Example B19: Soft Agar Colony Formation Assay
[0500] One hundred thousand triple negative breast cancer cells are
mixed 4:1 (v/v) with 2.0% agarose in growth medium containing
vehicle control or a compound listed in Table 1 for a final
concentration of 0.4% agarose. The cell mixture is plated on top of
a solidified layer of 0.8% agarose in growth medium. Cells are fed
every 6-7 days with growth medium containing 0.4% agarose and
vehicle control or a compound from Table 1, matching the initial
plating conditions. The number of colonies are counted after 20
days, with the number of colonies visible at the end of the growth
period to identify colonies with reduced growth.
Example B20: Inhibition of IRE1a-Dependent XBP1 Splicing in Ovarian
Cancer Cells
[0501] Mice (n=3) with established metastatic ovarian cancer were
orally gavaged with 45 mg/kg vehicle control or inhibitor dissolved
in H.sub.2O. The inhibitor was Compound C. Compound C is
2-chloro-N-(5-(2-(((1r,4r)-4-(dimethylamino)cyclohexyl)amino)-8-ethylquin-
azolin-6-yl)-6-methylpyridin-2-yl)benzenesulfonamide, Compound 91,
described herein. After 24 hours, mice were euthanized,
ascites-resident cells were extracted and tumor cells, dendritic
cells (DCs), and CD4+ T cells were isolated by FACS. The samples
were used for subsequent RT-qPCR analysis of beta-actin, XBP1s and
total XBP1. Gene expression was evaluated by quantitative PCR for
XBP1s and total XBP1 transcripts using the 2.sup.(-.DELTA.CT)
method for calculating normalized gene expression. Gene expression
levels were normalized to Actb transcripts. XBP1 splicing is
calculated as XBP1s expression divided by total XBP1 expression. A
single oral dose of Compound C suppressed IRE1a-dependent XBP1
splicing in tumor cells and relevant immune cells in vivo over 24
hours, FIG. 7.
[0502] Mice (n=3) with established metastatic ovarian cancer were
orally gavaged with 45 mg/kg vehicle control or inhibitor dissolved
in H.sub.2O. The inhibitor was Compound D. Compound D is
2-chloro-N-(5-(2-(((1r,4r)-4-(dimethylamino)cyclohexyl)amino)-8-ethylquin-
azolin-6-yl)-6-methoxypyridin-2-yl)benzenesulfonamide, Compound 99,
described herein. After 24 hours, mice were euthanized,
ascites-resident cells were extracted and tumor cells and dendritic
cells (DCs) were isolated by FACS. The samples were used for
subsequent RT-qPCR analysis of beta-actin, XBP1s, and total XBP1.

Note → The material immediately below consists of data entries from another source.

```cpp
enum kind { I32, I64, F32, PTR };
struct field { const char* name; size_t off; kind k; };
#define F(S, M, K) {#M, offsetof(S, M), K}
static const field GEMM_FIELDS[] = {
    F(ser_gemm_args, A, PTR), F(ser_gemm_args, a_rowoff, PTR), F(ser_gemm_args, lda, I64), F(ser_gemm_args, kc, I32), F(ser_gemm_args, W, PTR),
    F(ser_gemm_args, M, I32), F(ser_gemm_args, N, I32), F(ser_gemm_args, K, I32), F(ser_gemm_args, groups, I32),
    F(ser_gemm_args, c_group_stride, I32), F(ser_gemm_args, mode, I32), F(ser_gemm_args, act, I32), F(ser_gemm_args, residual, PTR),
    F(ser_gemm_args, ldr, I64), F(ser_gemm_args, out_f32, PTR), F(ser_gemm_args, ldo_f32, I64), F(ser_gemm_args, out_act, PTR),
    F(ser_gemm_args, ldo_act, I64), F(ser_gemm_args, ln_gamma, PTR), F(ser_gemm_args, ln_beta, PTR), F(ser_gemm_args, tile_cfg, I32),
    F(ser_gemm_args, ln_stats_in, PTR), F(ser_gemm_args, ln_groups, I32), F(ser_gemm_args, ln_colsum, PTR), F(ser_gemm_args, stat_out, PTR),
    F(ser_gemm_args, stat_groups, I32), F(ser_gemm_args, f32_col_begin, I32), F(ser_gemm_args, col_scale_end, I32),
    F(ser_gemm_args, shift_out, PTR), F(ser_gemm_args, out_mode, I32), F(ser_gemm_args, mean_out, PTR), F(ser_gemm_args, lnstat_out, PTR),
    F(ser_gemm_args, a_scale, PTR), F(ser_gemm_args, a_scale_ld, I64), F(ser_gemm_args, w_scale, PTR), F(ser_gemm_args, w_scale_ld, I64),
    F(ser_gemm_args, out_scale, PTR), F(ser_gemm_args, gn_scale, PTR), F(ser_gemm_args, gn_shift, PTR), F(ser_gemm_args, gn_row_offs, PTR),
    F(ser_gemm_args, gn_B, I32), F(ser_gemm_args, gn_ld, I32),
};
static const field ATTN_FIELDS[] = {
    F(ser_attention_args, qkv, PTR), F(ser_attention_args, ld, I64), F(ser_attention_args, q_col, I32), F(ser_attention_args, k_col, I32),
    F(ser_attention_args, v_col, I32), F(ser_attention_args, B, I32), F(ser_attention_args, frame_offs, PTR), F(ser_attention_args, table, PTR),
    F(ser_attention_args, gate, PTR), F(ser_attention_args, max_frames, I32), F(ser_attention_args, table_T, I32), F(ser_attention_args, out, PTR),
    F(ser_attention_args, ldo, I64), F(ser_attention_args, H, I32), F(ser_attention_args, dh, I32), F(ser_attention_args, scale, F32),
    F(ser_attention_args, mode, I32), F(ser_attention_args, gate_col, I32), F(ser_attention_args, out_mode, I32),
    F(ser_attention_args, gru_const, PTR), F(ser_attention_args, key_lens, PTR), F(ser_attention_args, bias2d, PTR),
    F(ser_attention_args, bias2d_ld, I64), F(ser_attention_args, gate_x, PTR), F(ser_attention_args, gate_x_ld, I64),
    F(ser_attention_args, gate_x_plane_stride, I64), F(ser_attention_args, gate_stat, PTR), F(ser_attention_args, gate_w, PTR),
    F(ser_attention_args, gate_cb, PTR), F(ser_attention_args, gate_x_planes, I32), F(ser_attention_args, gate_w_plane_stride, I64),
    F(ser_attention_args, out_scale, PTR), F(ser_attention_args, out_scale_ld, I64),
};
#undef F

static char g_dummy[16];

template <size_t N>
static bool parse(std::istringstream& in, void* args, const field (&fields)[N]) {
    std::string tok;
    while (in >> tok) {
        const size_t eq = tok.find('=');
        if (eq == std::string::npos) return false;
        const std::string name = tok.substr(0, eq), val = tok.substr(eq + 1);
        const field* f = nullptr;
        for (const field& c : fields)
            if (name == c.name) f = &c;
        if (!f) return false;
        char* dst = (char*)args + f->off;
        switch (f->k) {
            case I32: { const int32_t v = (int32_t)strtol(val.c_str(), nullptr, 10); memcpy(dst, &v, sizeof(v)); break; }
            case I64: { const int64_t v = (int64_t)strtoll(val.c_str(), nullptr, 10); memcpy(dst, &v, sizeof(v)); break; }
            case F32: { const float v = strtof(val.c_str(), nullptr); memcpy(dst, &v, sizeof(v)); break; }
            case PTR: { const void* v = val == "0" ? nullptr : g_dummy; memcpy(dst, &v, sizeof(v)); break; }
        }
    }
    return true;
}

int main() {
    std::string line;
    int lineno = 0;
    while (std::getline(std::cin, line)) {
        ++lineno;
        std::istringstream in(line);
        std::string what;
        if (!(in >> what)) continue;
        bool ok = false;
        if (what == "gemm") {
            ser_gemm_args a = {};
            gemm_launch pl = {};
            if ((ok = parse(in, &a, GEMM_FIELDS))) {
                const int rc = gemm_plan(&a, &pl);
                if (rc) printf("gemm err %d\n", rc);
                else printf("gemm %s %d>%d grid=%ux%u block=%d lds=%d\n", GEMM_TILE[pl.tile].name, GEMM_PAIR[pl.pair].mode, GEMM_PAIR[pl.pair].om,
                            pl.grid_x, pl.grid_y, pl.block, pl.lds);
            }
        } else if (what == "attn") {
            ser_attention_args a = {};
            attn_launch pl = {};
            if ((ok = parse(in, &a, ATTN_FIELDS))) {
                const int rc = attn_plan(&a, &pl);
                if (rc) printf("attn err %d\n", rc);
                else printf("attn %d %d %c%c%c%c%c nbuf=%d bias_stride=%d lds=%zu grid=%u\n", pl.dhp, pl.mode, pl.pre ? 'P' : '-', pl.tbl ? 'T' : '-',
                            pl.b2d ? 'B' : '-', pl.gb ? 'G' : '-', pl.occ ? 'O' : '-', pl.nbuf, pl.bias_stride, pl.lds, pl.grid);
            }
        }
        if (!ok) {
            fprintf(stderr, "launch_plan_check: cannot read line %d: %s\n", lineno, line.c_str());
            return 2;
        }
    }
    return 0;
}
```

Baseline: 2055 utterances/s.

## Add specialized GEMM epilogue variants for LN-activation and residual outputs

Adds a template parameter selecting a specialized epilogue class (LN+activation, or residual add with f32 output) alongside the generic one. The planner picks a specialized epilogue when the argument flags match, and inside it GELU and column-scale choices are resolved into compile-time branches per tile. The aim is to cut runtime branching and register pressure in the generic epilogue for the common transformer GEMMs. In exchange it adds more kernel instantiations, so binary size and compile time grow, and there is a risk of mismatched behaviour if the selection conditions are incomplete.

After: 2169 utterances/s (median of 6 runs). 1.06x the previous value.

```diff
diff --git a/interspeech_ser_amd/csrc/gemm.hip b/interspeech_ser_amd/csrc/gemm.hip
--- a/interspeech_ser_amd/csrc/gemm.hip
+++ b/interspeech_ser_amd/csrc/gemm.hip
@@ -52,7 +52,7 @@
     asm volatile("s_nop 15\n\ts_nop 15\n\ts_nop 7" ::: "memory");
 }
 
-template <int WM, int WN, int TM, int TN, int BK, int ST, int MODE, bool LNEPI, int OM = MODE>
+template <int WM, int WN, int TM, int TN, int BK, int ST, int MODE, bool LNEPI, int OM = MODE, int EPI = GEMM_EPI_GENERIC>
 __global__ __launch_bounds__(64 * WM * WN, 2)
 void ser_gemm_kernel(const ser_gemm_args p) {
     constexpr int NW = WM * WN, NT = 64 * NW;
@@ -64,6 +64,7 @@
     constexpr int NPL = M16 ? 1 : mode_traits<MODE>::planes;
     constexpr int A_BYTES = BM * ROWB, W_BYTES = BN * ROWB, STAGE = NPL * (A_BYTES + W_BYTES);
     static_assert(!M16 || (BK == 64 && !LNEPI && (BM + BN) % 64 == 0), "FP16M: 64-deep K tiles, dense epilogue");
+    static_assert(EPI == GEMM_EPI_GENERIC || !LNEPI, "epilogue classes: dense epilogue only");
     constexpr int SCW = BM + BN;
     constexpr int LA = BM / RPP / NW, LW = BN / RPP / NW;
     constexpr int LPT = NPL * (LA + LW);
@@ -670,7 +671,7 @@
                 }
             }
         }
-    } else {
+    } else if constexpr (EPI == GEMM_EPI_GENERIC) {
         const bool do_scale = p.col_scale_end > 0;
         const bool do_stat = p.stat_out != nullptr;
         float cs[TM];
@@ -812,6 +813,165 @@
                 }
             }
         }
+    } else {
+        constexpr bool LNA = EPI == GEMM_EPI_LN_ACT, RES = EPI == GEMM_EPI_RESID;
+        static_assert(LNA || RES, "epilogue class");
+        int ncol_e = ncol0;
+        asm volatile("" : "+v"(ncol_e));
+        const int64_t gcol = (int64_t)g * p.c_group_stride + ncol_e;
+        const bool do_scale = p.col_scale_end > 0;
+        const bool f_copy = LNA || p.out_act;
+        const bool f_shift = RES && p.shift_out;
+        const bool do_stat = RES && p.stat_out != nullptr;
+        float cs[TM];
+#pragma unroll
+        for (int mi = 0; mi < TM; ++mi) {
+            cs[mi] = 0.f;
+            if (f_shift) {
+                int m = m0 + wm * TM * 16 + mi * 16 + frow;
+                m = m < p.M ? m : p.M - 1;
+                cs[mi] = p.shift_const + (p.shift_in ? p.shift_in[m] : 0.f);
+            }
+        }
+        constexpr int RB = (TM * TN > 16) ? 2 : (TM < 4 ? TM : 4);
+        auto rows = [&](auto act_tag, auto scl_tag) {
+            constexpr int ACT = decltype(act_tag)::value, SCL = decltype(scl_tag)::value;
+            f32x4 rres[RB][TN];
+#pragma unroll
+            for (int mi = 0; mi < TM; ++mi) {
+                if (RES && mi % RB == 0) {
+#pragma unroll
+                    for (int u = 0; u < RB; ++u) {
+                        int mr = m0 + wm * TM * 16 + (mi + u) * 16 + frow;
+                        mr = mr < p.M ? mr : p.M - 1;
+                        const int rr_ = p.res_row_mod ? (mr % p.res_row_mod) : mr;
+#pragma unroll
+                        for (int ni = 0; ni < TN; ++ni) {
+                            f32x4 r = {0.f, 0.f, 0.f, 0.f};
+                            if (ncol0 + ni * 16 < p.N) r = *(const f32x4*)(p.residual + (int64_t)rr_ * p.ldr + gcol + ni * 16);
+                            rres[u][ni] = r;
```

Gene expression was evaluated by quantitative PCR for XBP1s and
total XBP1 transcripts using the 2.sup.(-.DELTA.CT) method for
calculating normalized gene expression. Gene expression levels were
normalized to Actb transcripts. XBP1 splicing is calculated as
XBP1s expression divided by total XBP1 expression. A single oral
dose of Compound D suppressed IRE1a-dependent XBP1 splicing in
tumor cells and in vivo over 24 hours, FIG. 9.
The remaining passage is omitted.